**WHAT TO PRODUCE:** Whenever the string "csrc" appears in a line below, please copy the line out.

(Dataset excerpts)
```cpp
int rst_launch_rvq_search(const RvqSearchParams& p, hipStream_t stream) {
    if (p.M == 0) return RST_OK;
    RST_REQUIRE(p.x && p.emb && p.packed && p.e2 && p.codes, "rvq_search: null pointer");
    RST_REQUIRE(p.M >= 0 && p.F > 0 && p.D > 0 && p.D % 8 == 0 && p.n_codes > 0 && p.n_codes % 32 == 0,
                "rvq_search: need D %% 8 == 0 and n_codes %% 32 == 0 (D=%d n_codes=%d)", p.D, p.n_codes);
    RST_REQUIRE(p.n_groups >= 1 && p.n_groups <= 2, "rvq_search: n_groups must be 1 or 2");
    RST_REQUIRE(p.M % p.F == 0, "rvq_search: M (%d) is not a multiple of F (%d)", p.M, p.F);
    if (p.M == 0) return RST_OK;
    const size_t lds = ((size_t)FR * (p.D + 4) + p.n_codes + 2 * NW * FR + FR) * sizeof(float);
    RST_REQUIRE(lds <= 160 * 1024, "rvq_search: D=%d n_codes=%d needs %zu bytes of LDS", p.D, p.n_codes, lds);
    static RstOncePerDevice attr_once;
    if (attr_once.first()) {
        (void)hipFuncSetAttribute(reinterpret_cast<const void*>(rvq_search_kernel<32>), hipFuncAttributeMaxDynamicSharedMemorySize, 160 * 1024);
        (void)hipFuncSetAttribute(reinterpret_cast<const void*>(rvq_search_kernel<0>), hipFuncAttributeMaxDynamicSharedMemorySize, 160 * 1024);
    }
    const dim3 grid((p.M + FR - 1) / FR, p.n_groups);
    if (p.D == 256) hipLaunchKernelGGL(rvq_search_kernel<32>, grid, dim3(64 * NW), lds, stream, p);
    else hipLaunchKernelGGL(rvq_search_kernel<0>, grid, dim3(64 * NW), lds, stream, p);
    return rst_check_launch("rvq_search");
}

int rst_launch_rvq_search_small(const RvqSearchParams& p, unsigned long long* keys, hipStream_t stream) {
    if (p.M == 0) return RST_OK;
    RST_REQUIRE(p.x && p.emb && p.packed && p.e2 && p.codes && keys, "rvq_search_small: null pointer");
    RST_REQUIRE(p.F > 0 && p.D > 0 && p.D % 8 == 0 && p.n_codes > 0 && p.n_codes % 32 == 0 && p.M % p.F == 0 &&
                    p.n_groups >= 1 && p.n_groups <= 2,
                "rvq_search_small: need D %% 8 == 0 and n_codes %% 32 == 0 (D=%d n_codes=%d)", p.D, p.n_codes);
    const size_t lds = ((size_t)FR * (p.D + 4) + 16 * FR) * sizeof(float);
    int steps = 0;
    for (int g = 0; g < p.n_groups; ++g) steps = p.group_count[g] > steps ? p.group_count[g] : steps;
    const dim3 grid((p.n_codes + 127) / 128, p.n_groups, (p.M + FR - 1) / FR);
    RST_REQUIRE(steps <= 16, "rvq_search_small: at most 16 levels per group (got %d)", steps);
    for (int s = 0; s < steps; ++s) {
        hipLaunchKernelGGL(rvq_level_kernel, grid, dim3(256), lds, stream, p, keys, s);
        const int rc = rst_check_launch("rvq_level");
        if (rc) return rc;
    }
    long g = ((long)p.L * p.M + 255) / 256;
    hipLaunchKernelGGL(rvq_finalize_kernel, dim3((unsigned)(g > 64 ? 64 : g)), dim3(256), 0, stream, p, keys);
    return rst_check_launch("rvq_finalize");
}

int rst_rvq_chain_slices(int n_codes) { return (n_codes + 127) / 128; }

// ... 39 lines not shown
```

### rstnet_amd/ops.py

```python
from __future__ import annotations

import ctypes as C
import functools
import math
from typing import NamedTuple, Optional, Sequence, Tuple

import torch

from . import _lib

ACT_NONE, ACT_ELU, ACT_GELU = 0, 1, 1
ACT_ELU_OUT = 2
PAD_ZERO, PAD_REPLICATE = 0, 1


PROFILE = None


class _profiled:
    __slots__ = ("row", "prof", "e0", "e1")

    def __init__(self, name: str, flops: float, nbytes: int, shape: tuple):
        self.row = (name, flops, nbytes, shape)

# ... 545 lines not shown
               groups: Sequence[Tuple[int, int]], return_dist: bool = False):
    for t, n in ((x, "x"), (emb, "emb"), (packed, "packed"), (e2, "e2")):
        _chk(t, n)
    L, n_codes, D = emb.shape
    M = B * F
    assert x.shape == (M, len(groups) * D), (tuple(x.shape), M, len(groups), D)
    covered = sorted(l for g0, n in groups for l in range(g0, g0 + n)) == list(range(L))
    codes = (torch.empty if covered else torch.zeros)(B, L, F, device=x.device, dtype=torch.int64)
    dist = torch.zeros(L, M, device=x.device, dtype=torch.float32) if return_dist else None
    keys = None
    if 0 < M <= 64 and RVQ_CHAIN and n_codes % 128 == 0 and depth_frame_enabled(x.device) and \
            _rvq_chain_supported(_device_index(x.device), M, n_codes, L, D, len(groups)):
        n_slots = int(_lib.lib().rst_rvq_chain_slot_elems(M, n_codes, L))
        sc = _scratch(_rvq_slots, x.device, (L, M, n_codes),
                      lambda: (torch.full((n_slots,), -1, device=x.device, dtype=torch.int64), new_persistent_status(x.device)))
        _lib.check(_lib.lib().rst_rvq_search_chain_f32(_ptr(x), _ptr(emb), _ptr(packed), _ptr(e2), _ptr(codes), _ptr(dist), _ptr(sc[0]), _ptr(sc[1]),
                                                       M, max(F, 1), x.shape[1], D, n_codes, L, len(groups), *_group_arrays(groups),
                                                       _stream()))
        return (codes, dist) if return_dist else codes
    if 0 < M <= 64:
        keys = _scratch(_rvq_keys, x.device, (L, M), lambda: torch.full((L, M), -1, device=x.device, dtype=torch.int64))
    _lib.check(_lib.lib().rst_rvq_search_f32(_ptr(x), _ptr(emb), _ptr(packed), _ptr(e2), _ptr(codes), _ptr(dist), _ptr(keys), M, max(F, 1),
                                             x.shape[1], D, n_codes, L, len(groups), *_group_arrays(groups), _stream()))
    return (codes, dist) if return_dist else codes


@_on_tensor_device
def rvq_gather(codes: torch.Tensor, emb: torch.Tensor, groups: Sequence[Tuple[int, int]]) -> torch.Tensor:
    _chk(codes, "codes", torch.int64)
    _chk(emb, "emb")
    B, L, F = codes.shape
    _, n_codes, D = emb.shape
    out = torch.empty(B * F, len(groups) * D, device=codes.device, dtype=torch.float32)
    _lib.check(_lib.lib().rst_rvq_gather_f32(_ptr(codes), _ptr(emb), _ptr(out), B * F, max(F, 1), D, n_codes, L, len(groups),
                                             *_group_arrays(groups), _stream()))
    return out


@_on_tensor_device
def convtr_depthwise(x: torch.Tensor, w: torch.Tensor, stride: int, hist: Optional[torch.Tensor] = None) -> torch.Tensor:
    for t, n in ((x, "x"), (w, "w"), (hist, "hist")):
        _chk(t, n)
    B, T, Cc = x.shape
    out = torch.empty(B, T * stride, Cc, device=x.device, dtype=torch.float32)
    _lib.check(_lib.lib().rst_convtr_depthwise_f32(_ptr(x), _ptr(hist), _ptr(w), _ptr(out), B, T, Cc, w.shape[1], stride,
                                                   _stream()))
# ... 1037 lines not shown
```

Measured before the change: 197,800 frames/s.

## Add bf16-plane filtered RVQ search with exact fp32 rescoring of survivors

```diff
diff --git a/include/rstnet_hip.h b/include/rstnet_hip.h
--- a/include/rstnet_hip.h
+++ b/include/rstnet_hip.h
@@ -97,6 +97,11 @@
                        float* dist, uint64_t* keys, int M, int F, int ldx, int D, int n_codes, int L, int n_groups,
                        const int* group_begin, const int* group_count, rst_stream_t stream);
 
+int rst_rvq_pack_planes_f32(const float* emb, const float* e2, uint16_t* planes, float* enorm, int n_codes, int D, rst_stream_t stream);
+int rst_rvq_search_filtered_f32(const float* x, const float* emb, const float* packed, const float* e2, const uint16_t* planes,
+                                const float* enorm, int64_t* codes, float* dist, uint32_t* stats, int M, int F, int ldx, int D, int n_codes,
+                                int L, int n_groups, const int* group_begin, const int* group_count, rst_stream_t stream);
+
 int rst_rvq_chain_slot_elems(int M, int n_codes, int L);
 int rst_rvq_chain_supported(int M, int n_codes, int L, int D, int n_groups);
 int rst_rvq_search_chain_f32(const float* x, const float* emb, const float* packed, const float* e2, int64_t* codes, float* dist,
diff --git a/rstnet_amd/_lib.py b/rstnet_amd/_lib.py
--- a/rstnet_amd/_lib.py
+++ b/rstnet_amd/_lib.py
@@ -37,6 +37,8 @@
     "rst_attention_qkv_f32": [_p, _p, _p, _i, _i, _i, _i, _i, _p],
     "rst_rvq_pack_f32": [_p, _p, _p, _i, _i, _p],
     "rst_rvq_search_f32": [_p, _p, _p, _p, _p, _p, _p, _i, _i, _i, _i, _i, _i, _i, C.POINTER(_i), C.POINTER(_i), _p],
+    "rst_rvq_pack_planes_f32": [_p, _p, _p, _p, _i, _i, _p],
+    "rst_rvq_search_filtered_f32": [_p, _p, _p, _p, _p, _p, _p, _p, _p, _i, _i, _i, _i, _i, _i, _i, C.POINTER(_i), C.POINTER(_i), _p],
     "rst_rvq_chain_slot_elems": [_i, _i, _i],
     "rst_rvq_chain_supported": [_i, _i, _i, _i, _i],
     "rst_rvq_search_chain_f32": [_p, _p, _p, _p, _p, _p, _p, _p, _i, _i, _i, _i, _i, _i, _i, C.POINTER(_i), C.POINTER(_i), _p],
diff --git a/rstnet_amd/codec/quantization.py b/rstnet_amd/codec/quantization.py
--- a/rstnet_amd/codec/quantization.py
+++ b/rstnet_amd/codec/quantization.py
@@ -189,7 +189,8 @@
             w_out = torch.cat([f.output_proj.weight[:, :, 0], r.output_proj.weight[:, :, 0]], 1).float().contiguous()
             emb = torch.stack(embs).contiguous()
             packed, e2 = ops.rvq_pack(emb)
-            return w_in, w_out, emb, packed, e2
+            planes, enorm = ops.rvq_pack_planes(emb, e2) if emb.shape[2] % 16 == 0 else (None, None)
+            return w_in, w_out, emb, packed, e2, planes, enorm
         return self._fused.get(params, build)
 
     def _groups(self, n_total: Optional[int] = None) -> List[Tuple[int, int]]:
@@ -202,14 +203,17 @@
         K = self.rvq_first.n_q + self.rvq_rest.n_q
         if F == 0:
             return torch.empty((B, K, 0), device=z.device, dtype=torch.int64)
-        w_in, _, emb, packed, e2 = self._fused_tables()
+        w_in, _, emb, packed, e2, planes, enorm = self._fused_tables()
         x = ops.linear(z.reshape(B * F, C), w_in)
-        codes = ops.rvq_search(x, emb, packed, e2, B, F, self._groups())
+        if B * F > 64 and planes is not None:
+            codes = ops.rvq_search_filtered(x, emb, packed, e2, planes, enorm, B, F, self._groups())
+        else:
+            codes = ops.rvq_search(x, emb, packed, e2, B, F, self._groups())
         return codes if K == codes.shape[1] else codes[:, :K].contiguous()
 
     def decode_nlc(self, codes: torch.Tensor) -> torch.Tensor:
         B, K, F = codes.shape
-        _, w_out, emb, _, _ = self._fused_tables()
+        _, w_out, emb = self._fused_tables()[:3]
         if K < self.max_n_q:
             pad = torch.zeros(B, self.max_n_q - K, F, device=codes.device, dtype=torch.int64)
             codes = torch.cat([codes, pad], 1)
diff --git a/rstnet_amd/csrc/capi.hip b/rstnet_amd/csrc/capi.hip
--- a/rstnet_amd/csrc/capi.hip
+++ b/rstnet_amd/csrc/capi.hip
@@ -23,7 +23,7 @@
 
 extern "C" {
 
-int rst_version(void) { return 125; }
+int rst_version(void) { return 126; }
 const char* rst_last_error(void) { return g_err; }
 
 #ifndef RST_SRC_SHA
@@ -210,6 +210,27 @@
     }
     if (keys) return rst_launch_rvq_search_small(p, (unsigned long long*)keys, (hipStream_t)stream);
     return rst_launch_rvq_search(p, (hipStream_t)stream);
+}
+
+int rst_rvq_pack_planes_f32(const float* emb, const float* e2, uint16_t* planes, float* enorm, int n_codes, int D, rst_stream_t stream) {
+    return rst_launch_rvq_pack_planes(emb, e2, (unsigned*)planes, enorm, n_codes, D, (hipStream_t)stream);
+}
+
+int rst_rvq_search_filtered_f32(const float* x, const float* emb, const float* packed, const float* e2, const uint16_t* planes,
+                                const float* enorm, int64_t* codes, float* dist, uint32_t* stats, int M, int F, int ldx, int D, int n_codes,
+                                int L, int n_groups, const int* group_begin, const int* group_count, rst_stream_t stream) {
+    RST_REQUIRE(n_groups >= 1 && n_groups <= 2 && group_begin && group_count, "rvq_search_filtered: bad groups");
+    RvqSearchParams p;
+    p.x = x; p.emb = emb; p.packed = packed; p.e2 = e2; p.codes = (long*)codes; p.dist = dist;
+    p.planes = (const unsigned*)planes; p.enorm = enorm; p.stats = (unsigned*)stats;
+    p.M = M; p.F = F; p.ldx = ldx; p.D = D; p.n_codes = n_codes; p.L = L; p.n_groups = n_groups;
+    for (int g = 0; g < 2; ++g) {
+        p.group_begin[g] = g < n_groups ? group_begin[g] : 0;
+        p.group_count[g] = g < n_groups ? group_count[g] : 0;
+        RST_REQUIRE(p.group_begin[g] >= 0 && p.group_count[g] >= 0 && p.group_begin[g] + p.group_count[g] <= L,
+                    "rvq_search_filtered: group %d out of range", g);
+    }
+    return rst_launch_rvq_search_filtered(p, (hipStream_t)stream);
 }
 
 int rst_rvq_chain_supported(int M, int n_codes, int L, int D, int n_groups) { return rst_rvq_chain_supported_impl(M, n_codes, L, D, n_groups); }
diff --git a/rstnet_amd/csrc/rst_kernels.h b/rstnet_amd/csrc/rst_kernels.h
--- a/rstnet_amd/csrc/rst_kernels.h
+++ b/rstnet_amd/csrc/rst_kernels.h
@@ -171,8 +171,13 @@
     int n_groups;
     int group_begin[2];
     int group_count[2];
+    const unsigned* planes = nullptr;
+    const float* enorm = nullptr;
+    unsigned* stats = nullptr;
 };
 int rst_launch_rvq_search(const RvqSearchParams& p, hipStream_t stream);
+int rst_launch_rvq_pack_planes(const float* emb, const float* e2, unsigned* planes, float* enorm, int n_codes, int D, hipStream_t stream);
+int rst_launch_rvq_search_filtered(const RvqSearchParams& p, hipStream_t stream);
 int rst_launch_rvq_search_small(const RvqSearchParams& p, unsigned long long* keys, hipStream_t stream);
 int rst_rvq_chain_slices(int n_codes);
 int rst_rvq_chain_supported_impl(int M, int n_codes, int L, int D, int n_groups);
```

**RESULT OF THIS TASK:**
diff --git a/rstnet_amd/csrc/capi.hip b/rstnet_amd/csrc/capi.hip
--- a/rstnet_amd/csrc/capi.hip
+++ b/rstnet_amd/csrc/capi.hip
diff --git a/rstnet_amd/csrc/rst_kernels.h b/rstnet_amd/csrc/rst_kernels.h
--- a/rstnet_amd/csrc/rst_kernels.h
+++ b/rstnet_amd/csrc/rst_kernels.h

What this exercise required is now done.